And closed ones are prone to corruption. I prefer hard to finalize agreements
to those which serve various crooks.

It's not like TPP is even needed to begin with. Trade is already pretty much
free. TPP is designed to make it less free in practice.

------
btilly
I am surprised by this line, _Alternatively, the treaty can also take effect
if it’s ratified by half the countries representing 85 per cent of the zone’s
economy._ Is this something that the negotiators really had the power to agree
and bind their countries to???

The US constitution is very clear that the negotiators lack that power.
However the question can't come up because the USA is about 16% of the world
economy, so you can't get to the 85% of the economy figure without the USA.

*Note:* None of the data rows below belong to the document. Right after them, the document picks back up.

diff --git a/neural-jacobian-field_amd/csrc/njf_kernels.hip b/neural-jacobian-field_amd/csrc/njf_kernels.hip
--- a/neural-jacobian-field_amd/csrc/njf_kernels.hip
+++ b/neural-jacobian-field_amd/csrc/njf_kernels.hip
@@ -1055,7 +1055,39 @@
   int total_rays;
   NjfCameras cams;
   NjfFeatureMap gmap;
+  int groups_per_wg;
 };
+
+template <bool SINGLE>
+__device__ __forceinline__ int ray_groups_of(const RayCommon& rc, int wg, int& first) {
+  if constexpr (SINGLE) {
+    first = wg;
+    return 1;
+  } else {
+    const int groups = (rc.total_rays + NJF_WAVES - 1) / NJF_WAVES;
+    first = wg * rc.groups_per_wg;
+    return min(rc.groups_per_wg, groups - first);
+  }
+}
+
+template <bool SINGLE>
+__device__ __forceinline__ float group_uniform(float x) {
+  if constexpr (SINGLE) return x;
+  else return __int_as_float(__builtin_amdgcn_readfirstlane(__float_as_int(x)));
+}
+template <bool SINGLE>
+__device__ __forceinline__ int group_lane(int lane) {
+  if constexpr (!SINGLE) asm volatile("" : "+v"(lane));
+  return lane;
+}
+template <bool SINGLE>
+__device__ __forceinline__ void load_group_ctx(const float* __restrict__ w2c, const float* __restrict__ k, int b, CamCtx& c) {
+  load_ctx(w2c, k, b, c);
+#pragma unroll
+  for (int i = 0; i < 12; ++i) c.m[i] = group_uniform<SINGLE>(c.m[i]);
+#pragma unroll
+  for (int i = 0; i < 9; ++i) c.k[i] = group_uniform<SINGLE>(c.k[i]);
+}
 
 __device__ __forceinline__ void load_bias_block(const float* __restrict__ src, int n, int dst_off) {
   for (int i = threadIdx.x; i < n; i += NJF_THREADS) njf_lds[LDS_BIAS + dst_off + i] = src[i];
@@ -1174,30 +1206,34 @@
 __global__ void __launch_bounds__(NJF_THREADS, 2) proposal_kernel(ProposalArgs a) {
   const int tid = threadIdx.x;
   const int wave = __builtin_amdgcn_readfirstlane(tid >> 6);
-  const int lane = tid & 63, j = lane & 31, hh = lane >> 5;
+  const int lane_wg = tid & 63;
   const int wg = xcd_remap(blockIdx.x, gridDim.x);
-  const int ray = wg * NJF_WAVES + wave;
+  int group0;
+  const int n_groups = ray_groups_of<DUMP>(a.rc, wg, group0);
+
+  load_bias_block(a.b_pack, NJF_RESNET_B_FLOATS, 0);
+  const int tiles = (a.s_in + 31) >> 5;
+  WeightStream st;
+  stream_begin(st, a.w_pack, resnet_chunks<PREC>(), tiles * n_groups, wave, lane_wg);
+  NJF_STAMP_ARM(st, true, wave);
+  float* sc = njf_lds + LDS_SCRATCH_PROPOSAL + wave * LDS_SCRATCH_PER_WAVE;
+  const float* bias = njf_lds + LDS_BIAS;
+
+  for (int gi = 0; gi < n_groups; ++gi) {
+  const int lane = group_lane<DUMP>(lane_wg), j = lane & 31, hh = lane >> 5;
+  const int ray = (group0 + gi) * NJF_WAVES + wave;
   const bool ray_ok = ray < a.rc.total_rays;
   const int rayc = min(ray, a.rc.total_rays - 1);
   const int b = rayc / a.rc.rays_per_batch;
-
-  load_bias_block(a.b_pack, NJF_RESNET_B_FLOATS, 0);
-  const int tiles = (a.s_in + 31) >> 5;
-  WeightStream st;
-  stream_begin(st, a.w_pack, resnet_chunks<PREC>(), tiles, wave, lane);
-  NJF_STAMP_ARM(st, true, wave);
-
   CamCtx cam;
-  load_ctx(a.rc.cams.ctxt_w2c, a.rc.cams.ctxt_k, b, cam);
-  const float near = a.rc.cams.z_near[b], far = a.rc.cams.z_far[b];
-  const float ox = a.rc.origins[3 * (size_t)rayc], oy = a.rc.origins[3 * (size_t)rayc + 1],
-              oz = a.rc.origins[3 * (size_t)rayc + 2];
-  const float dx = a.rc.directions[3 * (size_t)rayc], dy = a.rc.directions[3 * (size_t)rayc + 1],
-              dz = a.rc.directions[3 * (size_t)rayc + 2];
+  load_group_ctx<DUMP>(a.rc.cams.ctxt_w2c, a.rc.cams.ctxt_k, b, cam);
+  const float near = group_uniform<DUMP>(a.rc.cams.z_near[b]), far = group_uniform<DUMP>(a.rc.cams.z_far[b]);
+  const float ox = group_uniform<DUMP>(a.rc.origins[3 * (size_t)rayc]), oy = group_uniform<DUMP>(a.rc.origins[3 * (size_t)rayc + 1]),
+              oz = group_uniform<DUMP>(a.rc.origins[3 * (size_t)rayc + 2]);
+  const float dx = group_uniform<DUMP>(a.rc.directions[3 * (size_t)rayc]), dy = group_uniform<DUMP>(a.rc.directions[3 * (size_t)rayc + 1]),
+              dz = group_uniform<DUMP>(a.rc.directions[3 * (size_t)rayc + 2]);
   const float* gz = map_at<PREC>(a.rc.gmap.data, (size_t)b * a.rc.gmap.height * a.rc.gmap.width * a.rc.gmap.stride + a.gmap_offset);
   const float* bins = a.bins_in + (a.bins_per_ray ? (size_t)rayc * (a.s_in + 1) : 0);
-  float* sc = njf_lds + LDS_SCRATCH_PROPOSAL + wave * LDS_SCRATCH_PER_WAVE;
-  const float* bias = njf_lds + LDS_BIAS;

But Canadian law is not entirely dissimilar. Specifically Canada may have
signed it, but according to
[http://www.parl.gc.ca/content/lop/researchpublications/2008-...](http://www.parl.gc.ca/content/lop/researchpublications/2008-45-e.htm#a5),
Canada is not bound by the agreement until it is ratified. And even then it
does not have any force in Canadian domestic law until Parliament has passed
specific bills to implement it. So Canada shouldn't be bound by this, and the
negotiators were in the wrong to promise what they had no authority to
promise.

I'm sure that the US and Canada are not the only two countries where the
negotiators did not rightly have power to bind their countries to that term.
So why is this term considered binding rather than being pointed to as a clear
example of overreach??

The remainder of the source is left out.